# Banks Again!!!!



## Phaeton (31 Jan 2020)

We're going on a family holiday later this year, it's expensive so I took out a 24 month interest free Sainsbury's credit card, seemed logical to let them let me pay them back over time & leave the money in the bank making a tiny bit of interest. Card came & deposit paid on it, they advised me of the details to log onto the web based account. I logged on but couldn't setup a direct debit to make the minimum payment, contacted them to be advised I can't setup a DD until I get my first statement. 

Got an email on 25th December advising payment required by 19th January, on 26th December I logged on & filled in my bank details for the DD, sorted or so I thought, today I got a letter advising I'd missed my first payment, the account was frozen, the interest free offer had been withdrawn & I had been charged £12 for the privileged.

Rang them only to be told that as the statement was produced before the DD was setup it can't take the money via it WTF!!!! Anyway upshot, fine refunded, DD confirmed to take 2 payments on 19th Feb, marker taken off credit report, pis-sups & breweries spring to mind.


----------



## oldwheels (31 Jan 2020)

I had a similar experience with the Clydesdale Bank. They knew interest rates were about to change so procrastinated until I started agitating by which time the interest rate had changed in their favour. I cancelled the transaction and shifted any money I had to another bank.


----------



## gavroche (31 Jan 2020)

I received a letter from my bank this morning advising me that my local branch will be closing on June 30th. Luckily, I will be able to use the post office to put money in otherwise it would be a 10 miles round trip to the nearest other branch. Do they really care about their customers?


----------



## tom73 (31 Jan 2020)

All but given up on the high street "traditional" banks and just a number stuff.
I just want a bank that works with quick simple service mostly all our banking done though monzo now.


----------



## Phaeton (31 Jan 2020)

gavroche said:


> I received a letter from my bank this morning advising me that my local branch will be closing on June 30th. Luckily, I will be able to use the post office to put money in otherwise it would be a 10 miles round trip to the nearest other branch. Do they really care about their customers?


I doubt it, but to be honest I can't remember the last time I went into a bank, the issue I see for me at least is that instead of closing the physical bank presence they should have good quality call centre teams.


----------



## oldwheels (31 Jan 2020)

I do not “ need” to go into a bank normally as most things can be done on line. Nevertheless I use our local branch as often as possible on the basis of use it or lose it. Business customers who still get a fair amount of cash are in there regularly paying in money and getting change.


----------



## Phaeton (31 Jan 2020)

oldwheels said:


> I do not “ need” to go into a bank normally as most things can be done on line. Nevertheless I use our local branch as often as possible on the basis of use it or lose it. Business customers who still get a fair amount of cash are in there regularly paying in money and getting change.

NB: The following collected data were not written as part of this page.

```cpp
template <class M, int FIXED_INTEG, bool PM = false, bool DT = false>
__global__ void __launch_bounds__(64) k_rollout(KArgs a) {
  constexpr int n = M::n, m = M::m;
  TILE_LANE();
  const DevProblem& P = a.P;
  if (b >= P.B) return;
  constexpr int c = 0;
  double* X = X_SLOT_PTR(a, b, c);
  const double* U = U_SLOT_PTR(a, b, c);
  const double* x0 = TILE_PTR(a.x0, n);
  double x[n], u[m], xn[n];
  double pmr[PM ? 16 : 1];
  const double* mp = P.mp;
  if constexpr (PM) { load_plant(P, b, pmr); mp = pmr; }
  const double* dt0 = dt_lane_of<DT>(P, b);
#pragma unroll
  for (int i = 0; i < n; ++i) { x[i] = EL(x0, i); EL(X, i) = x[i]; }
  int lim = 0;
  const double max_x = P.opts.max_state_value, max_u = P.opts.max_control_value;
  for (int k = 0; k < P.N - 1; ++k) {
#pragma unroll
    for (int i = 0; i < m; ++i) u[i] = EL(U, k * m + i);
    model_step<M, double, FIXED_INTEG>(mp, P.integrator, k, x, u, step_dt_of<DT>(P, k, dt0), xn);
    double mx = 0.0, mu = 0.0;
#pragma unroll
    for (int i = 0; i < n; ++i) { x[i] = xn[i]; EL(X, (k + 1) * n + i) = x[i]; const double v = fabs(x[i]); mx = !(v <= mx) ? v : mx; }
#pragma unroll
    for (int i = 0; i < m; ++i) { const double v = fabs(u[i]); mu = !(v <= mu) ? v : mu; }
    if (lim == 0) lim = !(mx <= max_x) ? TO_STATE_LIMIT : !(mu <= max_u) ? TO_CONTROL_LIMIT : 0;
  }
  if (a.control && lim != 0 && a.active[b] != 0) {
    a.status[b] = lim; a.active[b] = 0;
    if (a.al_mode) a.outer[b] = 1;
  }
}

template <class M>
__global__ void __launch_bounds__(64) k_cost(KArgs a, int with_al, double* out, double* Jk) {
  constexpr int n = M::n, m = M::m;
  TILE_LANE();
  const DevProblem& P = a.P;
  if (b >= P.B) return;
  const int N = P.N;
  if (Jk) {
    constexpr int c = 0;
    const double* X = X_SLOT_PTR(a, b, c);
    const double* U = U_SLOT_PTR(a, b, c);
    double* o = TILE_PTR(Jk, N);
    const double* dt0 = dt_lane(P, b);
    for (int k = 0; k < N; ++k) {
      double x[n], u[m];
#pragma unroll
      for (int i = 0; i < n; ++i) x[i] = EL(X, k * n + i);
#pragma unroll
      for (int i = 0; i < m; ++i) u[i] = (k < N - 1) ? EL(U, k * m + i) : 0.0;
      EL(o, k) = knot_cost<M>(P, k, x, u, nullptr, nullptr, false, TILE_PTR(P.gl, P.n_costs * (n + m)), nullptr, nullptr, dt0);
    }
    return;
  }
  double J;
  trajectory_pass<M>(a, tile, lane, with_al != 0, false, &J, nullptr);
  out[b] = J;
}

template <class M>
__global__ void __launch_bounds__(64) k_violation(KArgs a, double* out) {
  TILE_LANE();
  if (b >= a.P.B) return;
  double cm;
  trajectory_pass<M>(a, tile, lane, false, false, nullptr, &cm);
  out[b] = cm;
}

template <class M>
__global__ void __launch_bounds__(64) k_dual_update(KArgs a) {
  TILE_LANE();
  const DevProblem& P = a.P;
  if (b >= P.B) return;
  trajectory_pass<M>(a, tile, lane, false, true, nullptr, nullptr);
  double* mu0 = TILE_PTR(a.mu, P.n_cons);
  for (int ci = 0; ci < P.n_cons; ++ci) EL(mu0, ci) = fmin(EL(mu0, ci) * P.opts.penalty_scaling, P.opts.penalty_max);
}


#define OUTER_LANE(FLAG)                                                                      \
  const DevProblem& P = a.P;                                                                  \
  const int cnt_ = a.ocount[a.step & 1];                                                      \
// ... 271 lines not shown
```

trajectoryoptimization.jl_amd/csrc/k_scan.h:

```cpp
#pragma once
#include "common.h"
#include "k_backward.h"
#include "k_expand.h"
#include "scan_combine.h"

namespace to {

__device__ __forceinline__ double scan_shfl(double v, int src_lane) {
  return __shfl(v, src_lane);
}

template <int n, bool VALUE_ONLY, bool SELECT>
__device__ __forceinline__ void scan_round(const ScanEl<n>& el, int l, int d, ScanEl<n>& out) {
  using E = ScanEl<n>;
  E pe;
  const int src = l + d;
  const bool has = src < 64;
  const int sl = has ? src : 63;
  if constexpr (VALUE_ONLY) {
#pragma unroll
    for (int i = 0; i < n; ++i) pe.eta[i] = scan_shfl(el.eta[i], sl);
#pragma unroll
    for (int i = 0; i < E::NSY; ++i) pe.J[i] = scan_shfl(el.J[i], sl);
    if constexpr (SELECT) {
      if (!has) {
#pragma unroll
        for (int i = 0; i < n; ++i) pe.eta[i] = 0.0;
#pragma unroll
        for (int i = 0; i < E::NSY; ++i) pe.J[i] = 0.0;
      }
    }
  } else {
    const double* pv = (const double*)&el;
    double* po = (double*)&pe;
#pragma unroll
    for (int i = 0; i < E::NV; ++i) po[i] = scan_shfl(pv[i], sl);
    if constexpr (SELECT) {
      if (!has) pe.identity();
    }
  }
  scan_combine<n, VALUE_ONLY>(el, pe, out);
}

template <class M>
__device__ __forceinline__ bool scan_element(const double* Mk, const double* Hd, const double* g, bool terminal, bool beyond,
                                             ScanEl<M::ne>& e) {
  constexpr int m = M::m, ne = M::ne, nc = ne + m;
  using E = ScanEl<ne>;
  bool ok = true;
  double iR[m];
#pragma unroll
  for (int c = 0; c < m; ++c) { if (!terminal && not_positive(Hd[ne + c])) ok = false; iR[c] = rcp_fast(terminal ? 1.0 : Hd[ne + c]); }
#pragma unroll
  for (int i = 0; i < ne; ++i) {
// ... 142 lines not shown
#pragma unroll
    for (int i = 0; i < ne; ++i) {
      double t = Qxx[i][j];
#pragma unroll
      for (int r = 0; r < m; ++r) t += Kg[r][i] * W[r][j];
#pragma unroll
      for (int r = 0; r < m; ++r) t += Qux[r][i] * Kg[r][j];
      Sn[i][j] = t;
    }
    double t = gq[j];
#pragma unroll
    for (int r = 0; r < m; ++r) t += Kg[r][j] * qd[r];
#pragma unroll
    for (int r = 0; r < m; ++r) t += Qux[r][j] * dk[r];
    sn[j] = t;
  }
  double dv1 = 0.0, dv2 = 0.0;
#pragma unroll
  for (int r = 0; r < m; ++r) {
    dv1 += dk[r] * gq[ne + r];
    double t = 0.0;
#pragma unroll
    for (int q = 0; q < m; ++q) t += Quu[r][q] * dk[q];
    dv2 += dk[r] * t;
  }
  dv1o = dv1; dv2o = 0.5 * dv2;
#pragma unroll
  for (int i = 0; i < ne; ++i) {
#pragma unroll
    for (int j = 0; j < ne; ++j) S[i][j] = 0.5 * (Sn[i][j] + Sn[j][i]);
    s[i] = sn[i];
  }
  return pd_ok;
}

#ifndef TO_SCAN_PRIO
#define TO_SCAN_PRIO 1
#endif
template <class M, int FIXED_INTEG, int VAR, bool TRIM = true>
__global__ void __launch_bounds__(64, 1) k_expand_backward_scan(KArgs a) {
  static_assert(!M::lie && M::ne <= 4 && M::m <= 2, "scan backward pass: small vector-space models");
  constexpr int n = M::n, m = M::m, ne = M::ne, nc = ne + m, RSK = Gains<M>::RSK;
  constexpr int PK = ne * nc + 2 * nc;
  using E = ScanEl<ne>;
  using LL = LaneLay<M>;
  __shared__ double park[2 * PK * 64];
#if TO_SCAN_PRIO
  if constexpr (TRIM) __builtin_amdgcn_s_setprio(TO_SCAN_PRIO);
#endif
  const DevProblem& P = a.P;
  const int N = P.N;
  const int b = blockIdx.x, l = threadIdx.x;
  const int tile = b >> 6, lane = b & 63;
  double rho = a.rho[b], drho = a.drho[b];
  if (!a.active[b]) return;
  const int c = M::accept_write_through ? a.acc[b] : 0;
  const double* X = X_SLOT_PTR(a, b, c);
  const double* U = U_SLOT_PTR(a, b, c);
  double* X0 = X_SLOT_PTR(a, b, 0);
  double* U0 = U_SLOT_PTR(a, b, 0);
  const bool wt = M::accept_write_through && c != 0;
  bool ok = true;
  E el;
  {
    E e0, e1;
#pragma unroll
    for (int kk = 0; kk < 2; ++kk) {
      const int kr = 2 * l + kk;
      const bool beyond = kr > N - 1;
      const int k = beyond ? N - 1 : kr;
      const bool terminal = (k == N - 1);
      double x[n], u[m];
#pragma unroll
      for (int i = 0; i < n; ++i) x[i] = EL(X, k * n + i);
#pragma unroll
      for (int i = 0; i < m; ++i) u[i] = terminal ? 0.0 : EL(U, k * m + i);
      if (wt && !beyond) {
#pragma unroll
        for (int i = 0; i < n; ++i) EL(X0, k * n + i) = x[i];
        if (!terminal) {
#pragma unroll
          for (int i = 0; i < m; ++i) EL(U0, k * m + i) = u[i];
        }
      }
      double Mk[ne * nc], H[LL::NS], g[nc], Hd[nc];
#pragma unroll
      for (int i = 0; i < ne * nc; ++i) Mk[i] = 0.0;
      expand_lane_knot<M, FIXED_INTEG, VAR>(a, tile, lane, k, x, u, Mk, H, g, a.P.mp);
#pragma unroll
      for (int j = 0; j < nc; ++j) { Hd[j] = (terminal && j >= ne) ? 1.0 : H[LL::sym(j, j)]; if (terminal && j >= ne) g[j] = 0.0; }
      double* pk = park + (size_t)kk * PK * 64 + l;
#pragma unroll
      for (int i = 0; i < ne * nc; ++i) pk[i * 64] = Mk[i];
#pragma unroll
      for (int j = 0; j < nc; ++j) { pk[(ne * nc + j) * 64] = Hd[j]; pk[(ne * nc + nc + j) * 64] = g[j]; }
      const bool eok = scan_element<M>(Mk, Hd, g, terminal, beyond, kk == 0 ? e0 : e1);
      if (!eok && !beyond) ok = false;
    }
    scan_combine<ne>(e0, e1, el);
  }
  double dV0 = 0.0, dV1 = 0.0;
  double* pK = a.Kt + ((size_t)b * (N - 1)) * RSK;
  bool done = false, failed = false;
  const bool elements_ok = __ballot(!ok) == 0;
  if (rho == 0.0 && elements_ok) {
    const int NB = (N + 1) / 2;
    int d = 1;
  #pragma unroll 1
    for (; (TRIM ? 2 * d : d) < NB; d <<= 1) {
      E out;
      scan_round<ne, false, !TRIM>(el, l, d, out);
      el = out;
    }
    if constexpr (TRIM) {
      if (d < NB) {
        E out;
        scan_round<ne, true, false>(el, l, d, out);
  #pragma unroll
        for (int i = 0; i < ne; ++i) el.eta[i] = out.eta[i];
  #pragma unroll
        for (int i = 0; i < E::NSY; ++i) el.J[i] = out.J[i];
      }
    }
    double S[ne][ne], s[ne];
    {
      const int src = (l + 1 < 64) ? l + 1 : 63;
      double Jn[E::NSY], en[ne];
  #pragma unroll
      for (int i = 0; i < E::NSY; ++i) Jn[i] = scan_shfl(el.J[i], src);
// ... 97 lines not shown
```

trajectoryoptimization.jl_amd/csrc/ops.h:

```cpp
#pragma once
#include <cstdlib>
#include <type_traits>

#include "handle.h"
#include "k_backward.h"
#include "k_expand.h"
#include "k_forward.h"
#include "k_scan.h"
#include "k_misc.h"
#include "k_policy.h"

namespace to {

template <class M>
void fill_traits(ModelOps& o) {
  o.write_through = M::accept_write_through;
  o.mfma_backward = M::mfma_backward;
  o.coop_backward = M::coop_backward;
  o.lane_backward = M::lane_backward;
  o.lds_gains = M::lds_gains;
  o.expand_knots = M::expand_knots;
  o.ls_first_round = M::ls_first_round;
  o.gains_lds_pieces = Gains<M>::RSK / 2;
  if constexpr (M::mfma_backward) {
// ... 161 lines not shown
  return fail(TO_ERR_UNSUPPORTED, "fused expansion + cooperative backward pass not compiled for this model");
}

template <class M>
int op_expand_backward_scan(to_handle* h) {
  if constexpr (!M::lie && M::ne <= 4 && M::m <= 2) {
    const DevProblem& P = h->a.P;
    if (P.expand_variant != 0 || !h->a.h_diag || P.N > 126) return fail(TO_ERR_UNSUPPORTED, "scan backward pass: outside its scope");
    const char* env = std::getenv("TRAJOPT_SCAN_TRIM");
    const bool trim = !(env && std::atoi(env) == 0);
    return with_integrator<M>(h, [&](auto fi) {
      constexpr int FI = decltype(fi)::value;
      if (!trim) return launch(k_expand_backward_scan<M, FI, 0, false>, dim3(P.B), dim3(64), 0, h->stream, h->a);
      return launch(k_expand_backward_scan<M, FI, 0, true>, dim3(P.B), dim3(64), 0, h->stream, h->a);
    });
  }
  return fail(TO_ERR_UNSUPPORTED, "scan backward pass not compiled for this model");
}

template <class M, int MODE>
int op_forward(to_handle* h) {
  const KArgs& a = h->a;
  const int TW = a.TW;
  const size_t lds = M::lds_gains ? sizeof(double) * (2 * gains_lds_doubles<M>(TW) + StageCostLds<M::n, M::m>::size) : 0;
  return with_time_steps<M, (MODE & 32) != 0>(h, [&](auto dt) {
    return launch(k_forward<M, (MODE | (decltype(dt)::value ? 64 : 0))>, dim3((a.P.Bp + TW - 1) / TW), dim3(BLOCK), lds, h->stream, a);
  });
}

template <class M>
int op_accept_roll(to_handle* h) {
  enqueue(k_accept_gather_u<M>, grid_b(h), dim3(BLOCK), 0, h->stream, h->a);
  return with_integrator<M>(h, [&](auto fi) { return launch(k_accept_roll<M, decltype(fi)::value>, grid_b(h), dim3(BLOCK), 0, h->stream, h->a); });
}

template <class M, int NZ = 0>
int op_policy_rollout(to_handle* h, const PolicyArgs& pa, int waves) {
  const bool uniform = pa.TPW == 0;
  const size_t lds = M::lds_gains ? sizeof(double) * 2 * gains_lds_doubles<M>(uniform ? 1 : pa.TPW) : 0;
  return with_integrator<M>(h, [&](auto fi) {
    return with_time_steps<M, (NZ & 4) != 0>(h, [&](auto dt) {
      constexpr int FI = decltype(fi)::value;
      constexpr bool DT = decltype(dt)::value;
      if (uniform) return launch(k_policy_rollout<M, true, FI, NZ, DT>, dim3(waves), dim3(BLOCK), lds, h->stream, h->a, pa);
      return launch(k_policy_rollout<M, false, FI, NZ, DT>, dim3(waves), dim3(BLOCK), lds, h->stream, h->a, pa);
    });
  });
}

template <class M, int MODE>
int op_forward2(to_handle* h) {
  const KArgs& a = h->a;
  const int TW = a.TW;
  return launch(k_forward2<M, MODE>, dim3((a.P.Bp + TW - 1) / TW), dim3(128), sizeof(double) * fwd2_lds_doubles<M>(TW), h->stream, a);
}
template <class M, int LO, int HI>
void fill_forward2(ModelOps& o) {
  if constexpr (LO < HI) {
    if constexpr (M::pin_rk4 || (LO & 4) == 0) o.forward2[LO] = op_forward2<M, LO>;
    fill_forward2<M, LO + 1, HI>(o);
  }
}
template <class M, int GEN>
void fill_forward_pm(ModelOps& o) {
  static_assert((GEN & 8) != 0 && GEN < 32, "per-trajectory model parameters: general forward variants only");
  if constexpr (M::pin_rk4 || (GEN & 4) == 0) o.forward[1][GEN] = op_forward<M, (GEN | 32)>;
}
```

Yes bizarrely they can bank cheques free but cash has to be paid for


----------



## oldwheels (31 Jan 2020)

Phaeton said:


> Yes bizarrely they can bank cheques free but cash has to be paid for


At one time they charged for providing change for the till. I was not very pleased when the local Show organiser asked me to get change for them. I explained who the change was for but later found it charged on our bank account.


----------



## DRM (31 Jan 2020)

gavroche said:


> I received a letter from my bank this morning advising me that my local branch will be closing on June 30th. Luckily, I will be able to use the post office to put money in otherwise it would be a 10 miles round trip to the nearest other branch. Do they really care about their customers?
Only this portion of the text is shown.